[Start of section]
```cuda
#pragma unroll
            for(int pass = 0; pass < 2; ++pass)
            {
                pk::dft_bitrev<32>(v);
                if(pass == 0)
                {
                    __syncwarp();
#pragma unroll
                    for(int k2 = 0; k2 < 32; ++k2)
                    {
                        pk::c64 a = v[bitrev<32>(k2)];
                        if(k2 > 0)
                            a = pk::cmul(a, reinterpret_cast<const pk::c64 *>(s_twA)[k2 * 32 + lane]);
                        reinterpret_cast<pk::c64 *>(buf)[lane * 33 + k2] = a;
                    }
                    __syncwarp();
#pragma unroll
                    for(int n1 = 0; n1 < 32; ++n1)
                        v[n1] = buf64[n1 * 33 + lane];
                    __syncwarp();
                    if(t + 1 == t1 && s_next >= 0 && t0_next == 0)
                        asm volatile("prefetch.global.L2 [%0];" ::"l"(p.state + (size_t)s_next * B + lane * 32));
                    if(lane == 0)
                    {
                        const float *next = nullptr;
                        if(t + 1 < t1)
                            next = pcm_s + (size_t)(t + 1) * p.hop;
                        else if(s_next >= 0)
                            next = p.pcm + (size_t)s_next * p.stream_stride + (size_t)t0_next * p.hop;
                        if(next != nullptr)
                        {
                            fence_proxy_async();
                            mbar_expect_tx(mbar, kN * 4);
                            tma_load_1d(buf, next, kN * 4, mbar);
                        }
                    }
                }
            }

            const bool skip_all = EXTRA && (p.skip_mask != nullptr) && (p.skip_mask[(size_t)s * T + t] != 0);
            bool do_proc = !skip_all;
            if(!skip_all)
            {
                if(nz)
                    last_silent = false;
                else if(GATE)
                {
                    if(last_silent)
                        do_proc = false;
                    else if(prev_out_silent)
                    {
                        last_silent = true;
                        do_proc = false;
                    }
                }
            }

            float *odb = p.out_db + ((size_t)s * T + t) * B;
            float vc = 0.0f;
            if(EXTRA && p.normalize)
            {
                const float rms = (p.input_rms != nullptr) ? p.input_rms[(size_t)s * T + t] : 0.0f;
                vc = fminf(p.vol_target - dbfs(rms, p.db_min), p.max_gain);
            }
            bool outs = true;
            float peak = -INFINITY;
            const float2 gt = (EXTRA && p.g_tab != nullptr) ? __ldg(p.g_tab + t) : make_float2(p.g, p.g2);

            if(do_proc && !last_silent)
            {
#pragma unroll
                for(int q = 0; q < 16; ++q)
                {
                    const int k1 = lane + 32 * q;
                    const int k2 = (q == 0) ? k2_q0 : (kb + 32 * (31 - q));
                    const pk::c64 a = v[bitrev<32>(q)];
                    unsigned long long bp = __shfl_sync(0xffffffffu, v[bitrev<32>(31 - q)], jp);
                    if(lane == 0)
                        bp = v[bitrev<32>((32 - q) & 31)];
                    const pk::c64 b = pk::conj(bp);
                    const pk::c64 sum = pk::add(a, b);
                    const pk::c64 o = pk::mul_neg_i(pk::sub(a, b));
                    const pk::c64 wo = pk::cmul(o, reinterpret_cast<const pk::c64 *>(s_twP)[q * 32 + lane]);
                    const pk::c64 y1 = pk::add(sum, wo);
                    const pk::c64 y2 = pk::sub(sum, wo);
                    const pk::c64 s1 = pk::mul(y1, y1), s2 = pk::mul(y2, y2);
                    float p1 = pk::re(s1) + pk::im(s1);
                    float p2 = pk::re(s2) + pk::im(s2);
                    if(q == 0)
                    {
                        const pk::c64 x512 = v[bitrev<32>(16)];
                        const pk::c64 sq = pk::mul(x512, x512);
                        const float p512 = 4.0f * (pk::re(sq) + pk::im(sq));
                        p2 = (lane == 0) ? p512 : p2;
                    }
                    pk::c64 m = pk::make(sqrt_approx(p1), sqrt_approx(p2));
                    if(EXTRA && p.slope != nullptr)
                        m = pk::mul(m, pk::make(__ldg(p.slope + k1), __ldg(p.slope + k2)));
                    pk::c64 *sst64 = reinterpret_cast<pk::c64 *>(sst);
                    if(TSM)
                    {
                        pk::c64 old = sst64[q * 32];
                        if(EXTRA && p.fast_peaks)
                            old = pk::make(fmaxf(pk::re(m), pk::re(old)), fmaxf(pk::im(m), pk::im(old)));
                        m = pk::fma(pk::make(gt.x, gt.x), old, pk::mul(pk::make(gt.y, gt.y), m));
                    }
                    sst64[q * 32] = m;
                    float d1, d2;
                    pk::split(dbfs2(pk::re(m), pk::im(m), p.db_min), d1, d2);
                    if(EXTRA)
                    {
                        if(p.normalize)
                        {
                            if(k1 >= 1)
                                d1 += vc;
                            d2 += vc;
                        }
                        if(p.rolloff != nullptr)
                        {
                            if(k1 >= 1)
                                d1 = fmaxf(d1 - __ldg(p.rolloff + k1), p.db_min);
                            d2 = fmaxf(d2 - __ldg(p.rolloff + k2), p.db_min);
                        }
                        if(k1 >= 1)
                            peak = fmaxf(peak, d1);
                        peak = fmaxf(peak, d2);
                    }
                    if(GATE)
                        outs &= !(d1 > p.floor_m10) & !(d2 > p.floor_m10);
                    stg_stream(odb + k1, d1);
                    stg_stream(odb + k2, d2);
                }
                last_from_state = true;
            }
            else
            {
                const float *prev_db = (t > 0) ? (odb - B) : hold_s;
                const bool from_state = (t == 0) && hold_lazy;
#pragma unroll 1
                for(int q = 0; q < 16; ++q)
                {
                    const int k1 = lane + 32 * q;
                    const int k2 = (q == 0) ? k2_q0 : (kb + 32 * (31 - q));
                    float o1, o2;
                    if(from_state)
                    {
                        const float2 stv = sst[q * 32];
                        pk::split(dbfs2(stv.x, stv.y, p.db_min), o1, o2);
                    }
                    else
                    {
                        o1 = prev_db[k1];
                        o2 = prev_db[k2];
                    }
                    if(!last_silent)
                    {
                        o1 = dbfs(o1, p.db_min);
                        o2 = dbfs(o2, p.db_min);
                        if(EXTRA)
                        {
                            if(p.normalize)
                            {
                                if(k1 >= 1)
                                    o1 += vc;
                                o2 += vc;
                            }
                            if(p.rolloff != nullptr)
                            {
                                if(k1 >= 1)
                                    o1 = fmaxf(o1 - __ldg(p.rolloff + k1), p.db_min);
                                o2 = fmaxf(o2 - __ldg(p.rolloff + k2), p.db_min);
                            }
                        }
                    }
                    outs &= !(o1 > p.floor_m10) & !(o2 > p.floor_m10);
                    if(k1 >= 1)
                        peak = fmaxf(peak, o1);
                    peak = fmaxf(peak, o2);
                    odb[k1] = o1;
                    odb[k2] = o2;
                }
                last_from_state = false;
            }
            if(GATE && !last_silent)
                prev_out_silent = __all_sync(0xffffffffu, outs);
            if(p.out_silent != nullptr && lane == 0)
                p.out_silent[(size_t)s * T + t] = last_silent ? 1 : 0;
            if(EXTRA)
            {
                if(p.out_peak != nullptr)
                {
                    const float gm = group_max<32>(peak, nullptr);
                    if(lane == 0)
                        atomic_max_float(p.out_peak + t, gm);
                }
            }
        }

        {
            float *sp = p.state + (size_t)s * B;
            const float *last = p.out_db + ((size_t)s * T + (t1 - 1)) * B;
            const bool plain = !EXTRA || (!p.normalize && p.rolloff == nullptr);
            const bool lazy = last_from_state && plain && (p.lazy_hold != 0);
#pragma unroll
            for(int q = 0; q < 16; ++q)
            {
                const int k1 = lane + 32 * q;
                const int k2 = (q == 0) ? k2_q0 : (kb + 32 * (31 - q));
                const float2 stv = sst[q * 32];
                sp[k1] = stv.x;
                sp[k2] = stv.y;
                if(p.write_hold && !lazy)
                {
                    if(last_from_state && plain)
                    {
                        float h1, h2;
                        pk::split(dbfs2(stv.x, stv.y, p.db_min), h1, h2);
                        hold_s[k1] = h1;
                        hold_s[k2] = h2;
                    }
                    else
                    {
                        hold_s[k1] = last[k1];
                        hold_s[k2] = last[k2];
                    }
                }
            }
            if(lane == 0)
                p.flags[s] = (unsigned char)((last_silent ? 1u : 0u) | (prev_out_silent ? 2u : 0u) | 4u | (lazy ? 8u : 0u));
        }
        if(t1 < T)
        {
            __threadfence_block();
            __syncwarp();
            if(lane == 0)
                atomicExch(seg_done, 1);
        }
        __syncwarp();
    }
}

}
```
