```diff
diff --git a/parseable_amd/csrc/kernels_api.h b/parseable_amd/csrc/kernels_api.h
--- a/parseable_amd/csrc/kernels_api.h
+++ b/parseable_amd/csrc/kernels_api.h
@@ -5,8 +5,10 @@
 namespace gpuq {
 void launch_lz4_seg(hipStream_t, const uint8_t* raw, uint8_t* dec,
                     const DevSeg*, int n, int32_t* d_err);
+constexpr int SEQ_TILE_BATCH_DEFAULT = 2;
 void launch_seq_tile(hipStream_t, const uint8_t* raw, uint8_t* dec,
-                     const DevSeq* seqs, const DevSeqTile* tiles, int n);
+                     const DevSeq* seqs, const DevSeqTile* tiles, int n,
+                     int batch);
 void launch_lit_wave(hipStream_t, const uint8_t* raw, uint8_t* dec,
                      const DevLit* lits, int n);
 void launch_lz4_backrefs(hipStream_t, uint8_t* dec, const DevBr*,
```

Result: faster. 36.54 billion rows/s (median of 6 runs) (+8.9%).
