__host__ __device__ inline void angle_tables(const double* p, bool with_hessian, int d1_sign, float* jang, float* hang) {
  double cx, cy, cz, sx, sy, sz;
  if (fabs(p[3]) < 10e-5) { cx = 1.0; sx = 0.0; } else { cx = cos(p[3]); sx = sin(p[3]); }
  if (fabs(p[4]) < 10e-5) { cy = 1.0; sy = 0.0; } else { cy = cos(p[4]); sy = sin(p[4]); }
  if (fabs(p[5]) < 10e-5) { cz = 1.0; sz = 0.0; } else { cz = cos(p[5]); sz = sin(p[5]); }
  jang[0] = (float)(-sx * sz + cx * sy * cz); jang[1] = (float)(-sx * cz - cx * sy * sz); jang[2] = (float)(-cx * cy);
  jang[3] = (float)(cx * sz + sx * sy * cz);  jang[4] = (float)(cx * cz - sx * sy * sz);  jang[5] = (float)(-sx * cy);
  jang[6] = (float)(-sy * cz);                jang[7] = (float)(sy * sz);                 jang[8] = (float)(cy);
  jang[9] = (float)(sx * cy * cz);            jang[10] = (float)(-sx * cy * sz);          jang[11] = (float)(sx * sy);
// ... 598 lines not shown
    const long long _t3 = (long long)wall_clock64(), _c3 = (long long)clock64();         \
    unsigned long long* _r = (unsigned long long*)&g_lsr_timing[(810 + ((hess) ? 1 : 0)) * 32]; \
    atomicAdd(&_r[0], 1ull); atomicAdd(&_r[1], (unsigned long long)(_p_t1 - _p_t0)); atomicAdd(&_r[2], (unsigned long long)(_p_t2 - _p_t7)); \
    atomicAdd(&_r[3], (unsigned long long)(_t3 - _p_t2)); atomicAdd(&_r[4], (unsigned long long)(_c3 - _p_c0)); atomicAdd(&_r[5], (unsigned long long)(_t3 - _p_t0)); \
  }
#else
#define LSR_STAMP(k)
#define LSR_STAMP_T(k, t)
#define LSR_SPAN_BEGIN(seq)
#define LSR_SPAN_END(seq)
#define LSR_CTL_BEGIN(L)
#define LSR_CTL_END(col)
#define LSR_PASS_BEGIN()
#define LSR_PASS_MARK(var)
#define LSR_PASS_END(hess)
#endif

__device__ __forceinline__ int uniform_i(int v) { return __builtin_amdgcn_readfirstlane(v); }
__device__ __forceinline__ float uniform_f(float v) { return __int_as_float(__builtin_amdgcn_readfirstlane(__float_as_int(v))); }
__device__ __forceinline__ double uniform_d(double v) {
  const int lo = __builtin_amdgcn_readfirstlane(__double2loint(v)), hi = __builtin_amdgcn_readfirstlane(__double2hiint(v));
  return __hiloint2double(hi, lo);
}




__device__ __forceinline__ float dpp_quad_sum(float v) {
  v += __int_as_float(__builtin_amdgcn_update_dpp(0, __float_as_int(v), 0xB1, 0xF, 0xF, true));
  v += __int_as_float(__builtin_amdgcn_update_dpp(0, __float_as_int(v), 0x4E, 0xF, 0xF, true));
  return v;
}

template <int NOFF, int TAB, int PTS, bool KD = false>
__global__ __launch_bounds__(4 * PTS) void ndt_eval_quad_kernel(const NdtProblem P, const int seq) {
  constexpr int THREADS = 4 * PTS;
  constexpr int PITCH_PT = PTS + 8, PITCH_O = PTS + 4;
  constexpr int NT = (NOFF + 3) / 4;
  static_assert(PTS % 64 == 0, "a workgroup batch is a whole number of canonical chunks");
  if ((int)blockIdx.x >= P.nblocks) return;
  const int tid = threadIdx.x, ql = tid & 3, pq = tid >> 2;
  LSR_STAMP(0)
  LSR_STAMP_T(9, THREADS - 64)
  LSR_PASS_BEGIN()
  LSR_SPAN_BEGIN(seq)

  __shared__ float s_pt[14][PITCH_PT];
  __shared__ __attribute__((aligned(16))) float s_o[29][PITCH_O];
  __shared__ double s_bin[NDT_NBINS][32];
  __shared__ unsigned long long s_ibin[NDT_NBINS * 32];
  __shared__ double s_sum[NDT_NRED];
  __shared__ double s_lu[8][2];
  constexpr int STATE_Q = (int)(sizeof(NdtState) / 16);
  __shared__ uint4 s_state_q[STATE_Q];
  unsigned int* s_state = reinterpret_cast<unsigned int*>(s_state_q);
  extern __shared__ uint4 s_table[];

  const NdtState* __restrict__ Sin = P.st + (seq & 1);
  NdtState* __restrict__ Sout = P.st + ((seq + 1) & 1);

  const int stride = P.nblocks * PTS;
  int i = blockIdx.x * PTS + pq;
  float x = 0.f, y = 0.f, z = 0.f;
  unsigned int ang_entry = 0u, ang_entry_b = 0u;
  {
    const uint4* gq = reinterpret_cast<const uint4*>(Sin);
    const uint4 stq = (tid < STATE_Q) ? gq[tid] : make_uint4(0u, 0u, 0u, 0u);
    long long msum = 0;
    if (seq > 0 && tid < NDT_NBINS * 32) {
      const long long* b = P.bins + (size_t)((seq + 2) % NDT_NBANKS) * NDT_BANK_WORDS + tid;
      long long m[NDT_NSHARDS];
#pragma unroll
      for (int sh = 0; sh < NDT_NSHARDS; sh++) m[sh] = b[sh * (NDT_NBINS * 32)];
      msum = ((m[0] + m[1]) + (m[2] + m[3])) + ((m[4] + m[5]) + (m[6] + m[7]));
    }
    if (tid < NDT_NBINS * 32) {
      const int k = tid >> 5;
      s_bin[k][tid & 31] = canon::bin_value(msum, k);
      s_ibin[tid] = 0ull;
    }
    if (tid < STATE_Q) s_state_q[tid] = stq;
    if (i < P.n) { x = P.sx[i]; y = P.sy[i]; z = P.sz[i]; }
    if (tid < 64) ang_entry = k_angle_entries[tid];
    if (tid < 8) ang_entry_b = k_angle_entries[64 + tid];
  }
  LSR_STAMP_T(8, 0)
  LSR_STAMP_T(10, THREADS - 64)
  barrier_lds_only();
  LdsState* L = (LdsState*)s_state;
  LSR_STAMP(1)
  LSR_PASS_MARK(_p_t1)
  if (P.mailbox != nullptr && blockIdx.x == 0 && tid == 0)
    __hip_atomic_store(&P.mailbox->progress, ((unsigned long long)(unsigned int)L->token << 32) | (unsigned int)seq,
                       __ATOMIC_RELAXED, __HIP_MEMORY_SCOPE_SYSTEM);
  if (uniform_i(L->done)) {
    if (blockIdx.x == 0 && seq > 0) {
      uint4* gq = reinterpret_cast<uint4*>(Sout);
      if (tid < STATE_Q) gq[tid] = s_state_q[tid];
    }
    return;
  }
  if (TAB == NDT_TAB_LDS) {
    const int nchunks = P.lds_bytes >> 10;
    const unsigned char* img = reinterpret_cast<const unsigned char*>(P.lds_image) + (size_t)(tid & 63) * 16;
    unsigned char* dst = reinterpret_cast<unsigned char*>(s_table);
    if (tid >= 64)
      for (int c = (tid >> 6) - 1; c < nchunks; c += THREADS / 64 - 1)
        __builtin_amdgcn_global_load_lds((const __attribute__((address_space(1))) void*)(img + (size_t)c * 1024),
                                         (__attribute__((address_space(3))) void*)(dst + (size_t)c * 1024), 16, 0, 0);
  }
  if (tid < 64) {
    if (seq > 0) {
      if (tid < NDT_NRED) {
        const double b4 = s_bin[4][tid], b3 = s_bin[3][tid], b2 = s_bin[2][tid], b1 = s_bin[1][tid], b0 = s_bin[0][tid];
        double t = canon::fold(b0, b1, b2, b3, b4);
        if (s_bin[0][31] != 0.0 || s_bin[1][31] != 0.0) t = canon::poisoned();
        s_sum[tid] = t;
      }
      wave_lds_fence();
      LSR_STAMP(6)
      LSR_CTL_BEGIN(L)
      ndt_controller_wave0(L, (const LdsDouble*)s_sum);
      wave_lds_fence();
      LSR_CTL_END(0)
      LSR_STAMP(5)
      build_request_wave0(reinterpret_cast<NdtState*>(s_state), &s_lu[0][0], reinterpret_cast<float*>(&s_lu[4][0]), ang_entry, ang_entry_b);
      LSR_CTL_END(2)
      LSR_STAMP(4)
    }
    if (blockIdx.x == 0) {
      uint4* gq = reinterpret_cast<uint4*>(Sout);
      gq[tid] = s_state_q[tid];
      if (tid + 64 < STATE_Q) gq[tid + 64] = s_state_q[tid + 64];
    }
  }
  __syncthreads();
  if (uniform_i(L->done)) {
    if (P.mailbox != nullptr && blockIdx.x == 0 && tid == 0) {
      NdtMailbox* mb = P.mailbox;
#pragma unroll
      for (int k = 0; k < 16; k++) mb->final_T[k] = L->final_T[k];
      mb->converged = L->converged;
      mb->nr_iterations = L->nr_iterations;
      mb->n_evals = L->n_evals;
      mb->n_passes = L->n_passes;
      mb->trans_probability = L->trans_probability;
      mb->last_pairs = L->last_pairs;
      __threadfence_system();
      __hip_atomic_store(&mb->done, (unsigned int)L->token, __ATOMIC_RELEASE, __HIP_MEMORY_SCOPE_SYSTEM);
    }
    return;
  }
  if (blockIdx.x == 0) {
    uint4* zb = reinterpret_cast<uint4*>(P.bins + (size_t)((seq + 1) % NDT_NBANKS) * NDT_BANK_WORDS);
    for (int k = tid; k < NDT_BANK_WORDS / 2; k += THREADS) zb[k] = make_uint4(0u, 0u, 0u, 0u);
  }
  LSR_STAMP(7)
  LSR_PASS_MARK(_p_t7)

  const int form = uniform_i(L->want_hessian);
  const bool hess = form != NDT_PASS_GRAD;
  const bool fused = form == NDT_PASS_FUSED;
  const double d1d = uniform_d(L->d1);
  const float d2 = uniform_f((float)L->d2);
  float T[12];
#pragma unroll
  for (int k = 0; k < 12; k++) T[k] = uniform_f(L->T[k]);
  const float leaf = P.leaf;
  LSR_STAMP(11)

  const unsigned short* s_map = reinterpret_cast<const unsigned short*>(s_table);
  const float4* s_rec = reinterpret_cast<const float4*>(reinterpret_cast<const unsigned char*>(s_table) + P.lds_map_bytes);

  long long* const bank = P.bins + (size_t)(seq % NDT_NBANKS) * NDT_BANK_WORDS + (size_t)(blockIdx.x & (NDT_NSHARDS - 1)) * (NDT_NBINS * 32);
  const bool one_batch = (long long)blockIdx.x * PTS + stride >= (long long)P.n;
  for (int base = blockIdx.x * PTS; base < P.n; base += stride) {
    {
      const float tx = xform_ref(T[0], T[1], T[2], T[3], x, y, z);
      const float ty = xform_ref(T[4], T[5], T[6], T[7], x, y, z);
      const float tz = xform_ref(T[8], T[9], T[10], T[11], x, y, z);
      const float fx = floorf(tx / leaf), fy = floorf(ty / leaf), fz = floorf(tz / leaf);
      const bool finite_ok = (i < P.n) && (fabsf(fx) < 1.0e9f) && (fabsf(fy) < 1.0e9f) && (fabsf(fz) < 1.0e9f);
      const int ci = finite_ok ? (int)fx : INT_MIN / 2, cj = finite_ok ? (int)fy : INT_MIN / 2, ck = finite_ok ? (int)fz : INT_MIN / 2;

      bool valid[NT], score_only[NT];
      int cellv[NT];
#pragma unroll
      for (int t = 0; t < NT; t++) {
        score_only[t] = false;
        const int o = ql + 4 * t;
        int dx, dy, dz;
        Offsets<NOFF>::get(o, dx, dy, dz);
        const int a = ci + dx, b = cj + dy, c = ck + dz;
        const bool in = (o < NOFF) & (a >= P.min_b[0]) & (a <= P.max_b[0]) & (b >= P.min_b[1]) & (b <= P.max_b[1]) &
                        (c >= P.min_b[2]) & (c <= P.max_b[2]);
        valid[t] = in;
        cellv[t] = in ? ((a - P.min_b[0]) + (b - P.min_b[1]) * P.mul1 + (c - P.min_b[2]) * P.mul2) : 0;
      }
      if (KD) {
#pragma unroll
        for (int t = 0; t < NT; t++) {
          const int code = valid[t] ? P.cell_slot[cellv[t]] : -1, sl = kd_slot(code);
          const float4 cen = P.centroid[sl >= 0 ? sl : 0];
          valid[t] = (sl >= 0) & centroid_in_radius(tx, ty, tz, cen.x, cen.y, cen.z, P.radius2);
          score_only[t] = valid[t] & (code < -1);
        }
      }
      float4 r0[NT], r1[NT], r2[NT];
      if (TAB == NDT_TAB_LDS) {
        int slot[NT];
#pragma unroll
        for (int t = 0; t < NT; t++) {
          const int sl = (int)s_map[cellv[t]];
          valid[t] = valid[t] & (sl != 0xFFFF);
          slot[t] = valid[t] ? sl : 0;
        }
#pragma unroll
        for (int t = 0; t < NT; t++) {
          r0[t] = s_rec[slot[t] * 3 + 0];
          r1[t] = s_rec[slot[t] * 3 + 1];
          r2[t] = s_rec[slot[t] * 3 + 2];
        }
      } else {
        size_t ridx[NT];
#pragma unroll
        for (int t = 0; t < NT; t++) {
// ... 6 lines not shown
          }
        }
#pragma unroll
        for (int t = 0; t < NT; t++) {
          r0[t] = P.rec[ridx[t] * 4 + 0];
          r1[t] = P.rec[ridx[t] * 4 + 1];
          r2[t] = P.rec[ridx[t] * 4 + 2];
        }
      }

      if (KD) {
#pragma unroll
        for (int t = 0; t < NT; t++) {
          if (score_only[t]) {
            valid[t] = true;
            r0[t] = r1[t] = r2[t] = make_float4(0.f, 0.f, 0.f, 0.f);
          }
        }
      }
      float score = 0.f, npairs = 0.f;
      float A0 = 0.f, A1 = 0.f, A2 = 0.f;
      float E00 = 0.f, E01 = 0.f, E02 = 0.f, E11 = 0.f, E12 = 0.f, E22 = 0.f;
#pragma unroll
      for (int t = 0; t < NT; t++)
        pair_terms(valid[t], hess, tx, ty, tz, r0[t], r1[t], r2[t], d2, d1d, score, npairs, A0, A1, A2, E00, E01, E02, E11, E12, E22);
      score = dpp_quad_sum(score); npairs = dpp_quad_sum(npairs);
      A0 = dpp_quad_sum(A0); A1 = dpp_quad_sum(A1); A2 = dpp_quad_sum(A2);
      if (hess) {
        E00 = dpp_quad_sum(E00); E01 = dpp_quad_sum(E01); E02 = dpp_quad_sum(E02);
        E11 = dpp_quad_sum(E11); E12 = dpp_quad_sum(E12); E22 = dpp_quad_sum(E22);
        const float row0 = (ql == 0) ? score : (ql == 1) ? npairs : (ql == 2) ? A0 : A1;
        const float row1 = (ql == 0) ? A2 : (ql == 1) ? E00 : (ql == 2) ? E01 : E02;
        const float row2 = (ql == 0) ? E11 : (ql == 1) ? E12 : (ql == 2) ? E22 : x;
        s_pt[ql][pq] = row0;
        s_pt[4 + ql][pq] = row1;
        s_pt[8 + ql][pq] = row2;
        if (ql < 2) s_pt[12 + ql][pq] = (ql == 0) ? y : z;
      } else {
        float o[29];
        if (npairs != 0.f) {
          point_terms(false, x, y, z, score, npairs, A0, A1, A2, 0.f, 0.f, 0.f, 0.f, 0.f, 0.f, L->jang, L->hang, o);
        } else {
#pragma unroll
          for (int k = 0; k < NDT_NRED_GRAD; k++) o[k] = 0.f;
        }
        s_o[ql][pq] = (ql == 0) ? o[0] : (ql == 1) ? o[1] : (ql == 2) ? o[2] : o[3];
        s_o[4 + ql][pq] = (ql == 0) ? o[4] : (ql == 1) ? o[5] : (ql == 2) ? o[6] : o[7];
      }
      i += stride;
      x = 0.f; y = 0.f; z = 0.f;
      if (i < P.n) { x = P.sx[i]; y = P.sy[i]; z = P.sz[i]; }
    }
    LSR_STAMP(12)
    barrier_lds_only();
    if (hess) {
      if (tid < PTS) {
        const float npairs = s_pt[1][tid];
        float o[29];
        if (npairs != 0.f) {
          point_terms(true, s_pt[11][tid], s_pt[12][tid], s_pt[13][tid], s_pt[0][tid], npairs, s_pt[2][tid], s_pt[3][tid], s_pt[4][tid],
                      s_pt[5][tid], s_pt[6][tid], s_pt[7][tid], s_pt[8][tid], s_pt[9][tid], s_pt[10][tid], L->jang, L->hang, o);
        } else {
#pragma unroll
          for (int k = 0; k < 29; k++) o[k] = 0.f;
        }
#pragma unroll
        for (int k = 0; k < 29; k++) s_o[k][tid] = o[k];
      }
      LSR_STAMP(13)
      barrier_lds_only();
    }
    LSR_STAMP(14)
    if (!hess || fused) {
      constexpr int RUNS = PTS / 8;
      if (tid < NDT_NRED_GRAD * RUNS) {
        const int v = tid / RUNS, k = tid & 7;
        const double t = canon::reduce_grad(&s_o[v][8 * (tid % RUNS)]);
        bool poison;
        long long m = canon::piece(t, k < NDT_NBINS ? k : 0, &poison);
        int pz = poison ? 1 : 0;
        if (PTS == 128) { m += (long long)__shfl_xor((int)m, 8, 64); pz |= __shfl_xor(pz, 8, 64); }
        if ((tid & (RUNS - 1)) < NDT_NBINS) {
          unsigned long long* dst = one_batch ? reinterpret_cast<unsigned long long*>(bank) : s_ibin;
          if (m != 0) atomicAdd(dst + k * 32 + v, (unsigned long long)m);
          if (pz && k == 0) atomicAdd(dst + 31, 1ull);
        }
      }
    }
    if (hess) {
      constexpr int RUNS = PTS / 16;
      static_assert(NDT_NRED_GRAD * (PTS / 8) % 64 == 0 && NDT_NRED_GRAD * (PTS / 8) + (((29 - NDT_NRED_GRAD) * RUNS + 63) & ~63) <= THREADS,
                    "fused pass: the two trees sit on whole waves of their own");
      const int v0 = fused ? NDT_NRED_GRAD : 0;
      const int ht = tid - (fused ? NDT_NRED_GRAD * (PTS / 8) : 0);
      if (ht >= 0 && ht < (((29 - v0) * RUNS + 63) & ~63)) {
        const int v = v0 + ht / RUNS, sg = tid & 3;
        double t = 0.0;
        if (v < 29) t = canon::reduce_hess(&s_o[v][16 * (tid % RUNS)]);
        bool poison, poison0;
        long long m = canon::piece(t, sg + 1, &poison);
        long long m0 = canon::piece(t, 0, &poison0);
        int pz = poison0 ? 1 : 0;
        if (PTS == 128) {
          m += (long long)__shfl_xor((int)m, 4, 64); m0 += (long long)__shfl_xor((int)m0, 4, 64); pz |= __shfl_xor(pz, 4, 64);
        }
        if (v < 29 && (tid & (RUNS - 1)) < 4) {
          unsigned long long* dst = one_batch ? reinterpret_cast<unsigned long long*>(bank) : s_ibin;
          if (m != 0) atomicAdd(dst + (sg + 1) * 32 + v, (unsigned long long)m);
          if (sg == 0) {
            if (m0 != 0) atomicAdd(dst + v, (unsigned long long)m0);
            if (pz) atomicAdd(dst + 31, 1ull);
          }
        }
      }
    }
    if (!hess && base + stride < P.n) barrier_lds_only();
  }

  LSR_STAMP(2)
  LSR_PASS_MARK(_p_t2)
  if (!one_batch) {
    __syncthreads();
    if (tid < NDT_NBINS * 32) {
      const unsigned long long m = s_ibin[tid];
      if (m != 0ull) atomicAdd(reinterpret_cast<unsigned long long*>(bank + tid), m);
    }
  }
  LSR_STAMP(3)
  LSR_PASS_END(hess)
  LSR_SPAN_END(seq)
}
[End of section]
**PROBLEM TO SOLVE**. Look above for the line containing "for (int k = 0; k < 29; k++) o[k]". Output from there through the line containing "int pz = poison ? 1 : 0;", exactly and inclusively.

**WRITTEN SOLUTION**.
          for (int k = 0; k < 29; k++) o[k] = 0.f;
        }
#pragma unroll
        for (int k = 0; k < 29; k++) s_o[k][tid] = o[k];
      }
      LSR_STAMP(13)
      barrier_lds_only();
    }
    LSR_STAMP(14)
    if (!hess || fused) {
      constexpr int RUNS = PTS / 8;
      if (tid < NDT_NRED_GRAD * RUNS) {
        const int v = tid / RUNS, k = tid & 7;
        const double t = canon::reduce_grad(&s_o[v][8 * (tid % RUNS)]);
        bool poison;
        long long m = canon::piece(t, k < NDT_NBINS ? k : 0, &poison);
        int pz = poison ? 1 : 0;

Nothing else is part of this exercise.